United States Senator and former candidate in the 2016 presidential election, Bernie Sanders, has lashed out at the Walt Disney Company for refusing to “pay a living wage” to its theme park employees in Southern California.

“Disney is so nervous that the living wage ballot initiative in Anaheim (California) is going to pass,” he charged, “it would rather end some of the corporate welfare it receives from local taxpayers than pay all 30,000 of its workers decent wages.”

As Disneyland decided to rescind hundreds of millions of dollars in subsidies and tax breaks for its amusement park, the lawmaker accused the company of acting out of fear that voters in Anaheim, Disney's host city, will pass a living wage ordinance come November.
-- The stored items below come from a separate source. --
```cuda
#pragma unroll 1
        for (int w = 0; w < nwin; w += WINS) {
            uint32_t flagged;
            {
                uint32_t S[3] = {0u, 0u, 0u};
                uint32_t base = (uint32_t) (ch * SWZ) << 23;
                bool band = false;
                if (chan_ok) load_steps();
                if (chan_ok && w > 0) {
#pragma unroll
                    for (int i = 0; i < WINS; i++) lanes::advance_window(s, navf);
                }
                if (chan_ok && w + half < nwin) {
                    base += lanes::fast_base(s);
                    band = lanes::window_band_risky(band_row, base);
                    if (!lanes::window_signs(s, chipf, navf, S)) {
                        const uint3 e = exact_signs_call(anchor(ch), w + half, chipf, navf);
                        S[0] = e.x;
                        S[1] = e.y;
                        S[2] = e.z;
                    }
                }
                *reinterpret_cast<uint4 *>(&sm.win[warp][half][ch]) = make_uint4(S[0], S[1], S[2], base);
                flagged = __ballot_sync(kFull, band);
            }
            __syncwarp();

#pragma unroll
            for (int hh = 0; hh < WINS; hh++) {
                if (w + hh >= nwin) break;
                const LaneWin *wrow = &sm.win[warp][hh][0];
                int all0 = 0, all1 = 0, all2 = 0, neg0 = 0, neg1 = 0, neg2 = 0;
                const LaneWin *wp = wrow;
                const uint32_t *sp = &sm.step[0];
                uint32_t ta = tab_base;
#pragma unroll 4
                for (int c = 0; c < nchan; c += 2, wp += 2, sp += 2, ta += 2 * 2048u) {
                    const uint4 wa = *reinterpret_cast<const uint4 *>(&wp[0]);
                    const uint4 wb = *reinterpret_cast<const uint4 *>(&wp[1]);
                    const uint2 st = *reinterpret_cast<const uint2 *>(sp);
                    const uint32_t a0 = wa.w + n0 * st.x, a1 = wa.w + n1 * st.x, a2 = wa.w + n2 * st.x;
                    const uint32_t b0 = wb.w + n0 * st.y, b1 = wb.w + n1 * st.y, b2 = wb.w + n2 * st.y;
                    const int ea0 = table_at<0>(a0, ta), eb0 = table_at<2048>(b0, ta);
                    const int ea1 = table_at<0>(a1, ta), eb1 = table_at<2048>(b1, ta);
                    const int ea2 = table_at<0>(a2, ta), eb2 = table_at<2048>(b2, ta);
                    all0 += ea0 + eb0;
                    all1 += ea1 + eb1;
                    all2 += ea2 + eb2;
                    add_if(neg0, wa.x, sbit, ea0);
                    add_if(neg0, wb.x, sbit, eb0);
                    add_if(neg1, wa.y, sbit, ea1);
                    add_if(neg1, wb.y, sbit, eb1);
                    add_if(neg2, wa.z, sbit, ea2);
                    add_if(neg2, wb.z, sbit, eb2);
                }
                int accs[3] = {(int) ((uint32_t) all0 - 2u * (uint32_t) neg0), (int) ((uint32_t) all1 - 2u * (uint32_t) neg1),
                               (int) ((uint32_t) all2 - 2u * (uint32_t) neg2)};
                for (uint32_t m = WINS == 1 ? flagged : (flagged >> (hh * CH)) & 0xFFFFu; m != 0u; m &= m - 1u) {
                    const int c = __ffs((int) m) - 1;
                    const uint4 wv = *reinterpret_cast<const uint4 *>(&wrow[c]);
                    const uint32_t st = sm.step[c];
                    const uint32_t p0 = wv.w + n0 * st, p1 = wv.w + n1 * st, p2 = wv.w + n2 * st;
                    const bool risky = lanes::fast_risky(p0) | lanes::fast_risky(p1) | lanes::fast_risky(p2);
                    if (!risky) continue;
                    const lanes::Anchor ac = anchor(c);
                    const uint32_t ps[3] = {p0, p1, p2}, sw[3] = {wv.x, wv.y, wv.z};
#pragma unroll
                    for (int j = 0; j < 3; j++) {
                        if (!lanes::fast_risky(ps[j])) continue;
                        const int kf = (int) (ps[j] >> 23);
                        const int k = exact_index_call(ac, w + hh, 32 * j + lane);
                        const int fix = tab[c * 512 + ((k + c * SWZ) & 511)] - tab[c * 512 + kf];
                        accs[j] += (sw[j] & sbit) ? -fix : fix;
                    }
                }
#pragma unroll
                for (int j = 0; j < 3; j++) {
                    const int p = accs[j];
                    const int iv = (int) (short) (p & 0xFFFF);
                    const int qv = (p - iv) >> 16;
                    const int n = hh * lanes::kWindow + 32 * j + lane;
                    if (IQ16) {
                        stage[n] = ((uint32_t) iv & 0xFFFFu) | ((uint32_t) qv << 16);
                    } else {
                        reinterpret_cast<uint16_t *>(stage)[n] =
                            (uint16_t) ((((uint32_t) (iv >> 4)) & 0xFFu) | ((((uint32_t) (qv >> 4)) & 0xFFu) << 8));
                    }
                }
            }
            __syncwarp();
            {
                const int nsamp = (nwin - w >= WINS ? WINS : 1) * lanes::kWindow;
                const int nvec = nsamp * (IQ16 ? 4 : 2) / 16;
                uint4 *dst = reinterpret_cast<uint4 *>(reinterpret_cast<char *>(a.out) +
                                                       (samp0 + (size_t) w * lanes::kWindow) * (IQ16 ? 4 : 2));
                const uint4 *srcv = reinterpret_cast<const uint4 *>(stage);
                for (int i = lane; i < nvec; i += 32) dst[i] = srcv[i];
            }
        }
    }
}

}

bool synth_lanes_applicable(const SynthArgs &a) {
    return a.lanes && a.nchan <= 32 && a.run_samples % lanes::kWindow == 0 && a.run_samples <= lanes::kMaxRun;
}

static int device_sms() {
    int dev = 0, n = 0;
    if (cudaGetDevice(&dev) != cudaSuccess || cudaDeviceGetAttribute(&n, cudaDevAttrMultiProcessorCount, dev) != cudaSuccess)
        return 132;
    return n;
}

static void lanes_shape(const SynthArgs &a, int *ctas_per_block, int *runs_per_cta) {
    int per_block = (40 * 2 * device_sms() + a.nblk - 1) / a.nblk;
    if (per_block > 16) per_block = 16;
    if (per_block < 1) per_block = 1;
    int per_cta = (a.nruns + per_block - 1) / per_block;
    per_cta = (per_cta + kLaneWarps - 1) / kLaneWarps * kLaneWarps;
    per_block = (a.nruns + per_cta - 1) / per_cta;
    *ctas_per_block = per_block;
    *runs_per_cta = per_cta;
}

template <bool IQ16, int CH>
static cudaError_t launch_lanes_t(const SynthArgs &a, cudaStream_t s) {
    const size_t smem = lanes_smem_bytes<CH>();
    cudaError_t e = cudaFuncSetAttribute(k_synth_lanes<IQ16, CH>, cudaFuncAttributeMaxDynamicSharedMemorySize, (int) smem);
    if (e != cudaSuccess) return e;
    k_synth_lanes<IQ16, CH><<<a.nblk * a.ctas_per_block, kLaneWarps * 32, smem, s>>>(a);
    return cudaGetLastError();
}

cudaError_t launch_synth_lanes(const SynthArgs &a_in, cudaStream_t s) {
    SynthArgs a = a_in;
    lanes_shape(a, &a.ctas_per_block, &a.runs_per_cta);
    if (a.nchan <= 16) return a.iq16 ? launch_lanes_t<true, 16>(a, s) : launch_lanes_t<false, 16>(a, s);
    return a.iq16 ? launch_lanes_t<true, 32>(a, s) : launch_lanes_t<false, 32>(a, s);
}

void synth_lanes_launch_shape(const SynthArgs &a, int *ctas, int *threads, size_t *smem, int *ctas_per_block,
                              int *runs_per_cta) {
    int per_block, per_cta;
    lanes_shape(a, &per_block, &per_cta);
    *ctas = a.nblk * per_block;
    *threads = kLaneWarps * 32;
    *smem = a.nchan <= 16 ? lanes_smem_bytes<16>() : lanes_smem_bytes<32>();
    *ctas_per_block = per_block;
    *runs_per_cta = per_cta;
}

}
```

multi-sdr-gps-sim_b200/csrc/synth_lanes.h:

```cpp
#pragma once
#include <stdint.h>

#include "nco_exact.h"

namespace gpsb200 {
namespace lanes {

constexpr int kWindow = 96;
constexpr int kMaxRun = 2400;
constexpr uint64_t kOne54 = 1ull << 54;
constexpr uint64_t kCodeWrap54 = 1023ull << 54;
constexpr uint64_t kBandCode = 1ull << 22;
constexpr uint64_t kBandCarr = 1ull << 23;
constexpr uint32_t kBandFast = 128;
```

The ordinance, applicable to any large company receiving municipal tax breaks, would require Disneyland and the neighboring Disney California Adventure to pay all 30,000 employees at least $15 an hour, rising to $18 an hour by 2022 and keeping pace with inflation after that, according to The Guardian.

It's time for Disney “get off of welfare and pay all of its workers a living wage,” Sanders stated.

Just last month, faced with growing pressure by unions, local politicians, and public opinion, Disney agreed to pay about a third of its workers a $15-per-hour wage.

The company also promised to pay minimum-wage non-union workers, estimated to number in the low thousands, $15.75 an hour starting next year.

Despite the fact that thousands of Disney employees subsist off food stamps and live out of their cars, the company has staunchly opposed the living wage bill.

Sanders pointed out that the company raked in USD$9 billion in profits last year, during a rally at Disneyland in June. He also reminded that the company's chief executive, Robert Iger, has been offered a compensation package valued at USD$423 million over the next four years.